The leaves are turning north of the Mackinac Bridge. The winds off of Superior have become stiff and cold, and the air carries that harsh nip of fall. When I breathe in, I remember briefly old high-school crushes and nights ablaze with the staccato roar of the drumline. But in Port Austin, lower south, the trees are still green, and the air is still rich with the warm scents of pampas grass and water. The only clues of autumn's approach, occasionally, are a single crimson leaf on an otherwise verdant oak, or a sudden breeze a bit more cool than expected. But otherwise, of summer's end there is no sign.
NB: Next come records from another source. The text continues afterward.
struct Src { int op, mat; };
struct ChainFlow {
    std::vector<Range> in_r;
    std::vector<std::vector<Range>> out_r;
    std::vector<Src> src, src2;
    std::vector<std::vector<char>> consumed, gathered;
    std::vector<std::vector<char>> dep;
    std::vector<char> epi_of, glu_in_producer;
};
static Src latest_output(const std::vector<ChainRecOp>& rec, const ChainFlow& f, size_t i, const Range& r, const void* p, bool* partial) {
    *partial = false;
    for (size_t j = i; j-- > 0;)
        for (size_t m = 0; m < rec[j].C.size(); ++m)
            if (overlap(r, f.out_r[j][m])) { *partial = rec[j].C[m] != p; return Src{(int)j, (int)m}; }
    return Src{-1, -1};
}
static int32_t analyse_flow(const std::vector<ChainRecOp>& rec, const std::vector<ChainRecGather>& gat, tmac_dtype_t out, ChainFlow& f) {
    const size_t n = rec.size(), out_esz = out == TMAC_F16 ? 2 : 4;
    f.in_r.resize(n); f.out_r.resize(n);
    for (size_t i = 0; i < n; ++i) {
        f.in_r[i] = act_range(rec[i]);
        for (size_t m = 0; m < rec[i].w.size(); ++m) f.out_r[i].push_back(out_range(rec[i], m, out));
        for (size_t m = 0; m < f.out_r[i].size(); ++m)
            for (size_t m2 = 0; m2 < m; ++m2)
                if (overlap(f.out_r[i][m], f.out_r[i][m2])) return fail(TMAC_HIP_E_ARG, "op %zu: outputs %zu and %zu overlap", i, m2, m);
    }
    f.src.assign(n, Src{-1, -1}); f.src2.assign(n, Src{-1, -1});
    f.consumed.resize(n); f.gathered.resize(n);
    for (size_t i = 0; i < n; ++i) { f.consumed[i].assign(rec[i].w.size(), 0); f.gathered[i].assign(rec[i].w.size(), 0); }
    bool partial;
    for (size_t i = 0; i < n; ++i) {
        const ChainRecGather* via = nullptr;
        for (const ChainRecGather& g : gat)
            if (g.pos <= i && g.recv == rec[i].B && (!via || g.pos >= via->pos)) via = &g;
        if (via) {
            for (size_t j = via->pos; j-- > 0 && f.src[i].op < 0;)
                for (size_t m = 0; m < rec[j].C.size(); ++m)
                    if (rec[j].C[m] == via->send) {
                        if (via->bytes != (size_t)rec[j].w[m]->s.Mw * out_esz)
                            return fail(TMAC_HIP_E_ARG, "op %zu: the exchange step gathers %zu bytes per rank, output %zu of op %zu has %zu", i, via->bytes, m, j,
                                        (size_t)rec[j].w[m]->s.Mw * out_esz);
                        if ((size_t)rec[i].w[0]->s.K > (size_t)via->world * rec[j].w[m]->s.Mw)
                            return fail(TMAC_HIP_E_ARG, "op %zu reads %d activations from a gather of %d x %d rows", i, rec[i].w[0]->s.K, via->world, rec[j].w[m]->s.Mw);
                        f.src[i] = Src{(int)j, (int)m};
                        f.consumed[j][m] = 1; f.gathered[j][m] = 1;
                        break;
                    }
            if (f.src[i].op < 0) return fail(TMAC_HIP_E_ARG, "op %zu reads a gathered buffer whose send side no earlier call of the chain writes", i);
            continue;
        }
// ... 209 lines not shown
        const size_t K = (size_t)rec[i].w[0]->s.K;
        if (xf.residual) xf_rd[i].push_back(Range{(const char*)xf.residual, (const char*)xf.residual + K * 4});
        if (xf.in2 && f.src2[i].op < 0) xf_rd[i].push_back(Range{(const char*)xf.in2, (const char*)xf.in2 + K * 2});
        if (xf.gamma) xf_rd[i].push_back(Range{(const char*)xf.gamma, (const char*)xf.gamma + K * 4});
        if (xf.residual_out) xf_wr[i] = Range{(const char*)xf.residual_out, (const char*)xf.residual_out + K * 4};
    }
    for (size_t k = 0; k < n; ++k) {
        for (size_t i = 0; i < n; ++i)
            for (const Range& r : xf_rd[i]) {
                for (size_t m = 0; m < f.out_r[k].size(); ++m)
                    if (overlap(f.out_r[k][m], r) && (i >= k || !all_past(i, k)))
                        return fail(TMAC_HIP_E_NOMATCH, "op %zu writes output %zu over a vector that the transform of op %zu reads from memory and nothing in the "
                                                        "chain orders the writer behind every reader", k, m, i);
                if (xf_wr[k].lo && overlap(xf_wr[k], r) && (i >= k || !all_past(i, k)))
                    return fail(TMAC_HIP_E_NOMATCH, "op %zu: residual_out overlaps a vector that the transform of op %zu reads from memory (a later NORM of the "
                                                    "launch takes the kept vector, TMAC_XF_CARRY)", k, i);
            }
        if (!xf_wr[k].lo) continue;
        for (size_t i = 0; i < n; ++i) {
            if (f.src[i].op < 0 && overlap(xf_wr[k], f.in_r[i]) && (i >= k || !all_past(i, k)))
                return fail(TMAC_HIP_E_NOMATCH, "op %zu: residual_out overlaps activations that op %zu reads from memory", k, i);
            for (size_t m = 0; m < f.out_r[i].size(); ++m)
                if (overlap(xf_wr[k], f.out_r[i][m])) return fail(TMAC_HIP_E_NOMATCH, "op %zu: residual_out overlaps output %zu of op %zu", k, m, i);
            if (i != k && xf_wr[i].lo && overlap(xf_wr[k], xf_wr[i])) return fail(TMAC_HIP_E_NOMATCH, "ops %zu and %zu: overlapping residual_out vectors", i, k);
        }
    }
    return TMAC_HIP_OK;
}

After several weeks of hiking through the Keweenaw Peninsula, far to the north, my wife and I find ourselves back on my family's five-acre plot, a few miles from my childhood home. I've tried my best to spend my time well on leave, and thus far I am satisfied with my progress. I've wandered through tree-lined gorges and abandoned mines, hiked the low mountains that tower over Lake Superior, and even dropped in for a morning of meditation with the Buddhist monks in Marquette. I've laughed and shared memories with old friends over endless pints of English beer, and best of all, I've done it all in the constant company of my spouse. The past few weeks with Anne have been a joy. No relationship is ever perfect, but since I've come back on leave, I have found myself reminded again of just why my relationship with her is so worthwhile. All in all, these past few weeks have been great.
But of course, there are still old haunts that I have yet to revisit, and as even my wife understands, there are some journeys which simply must be made alone.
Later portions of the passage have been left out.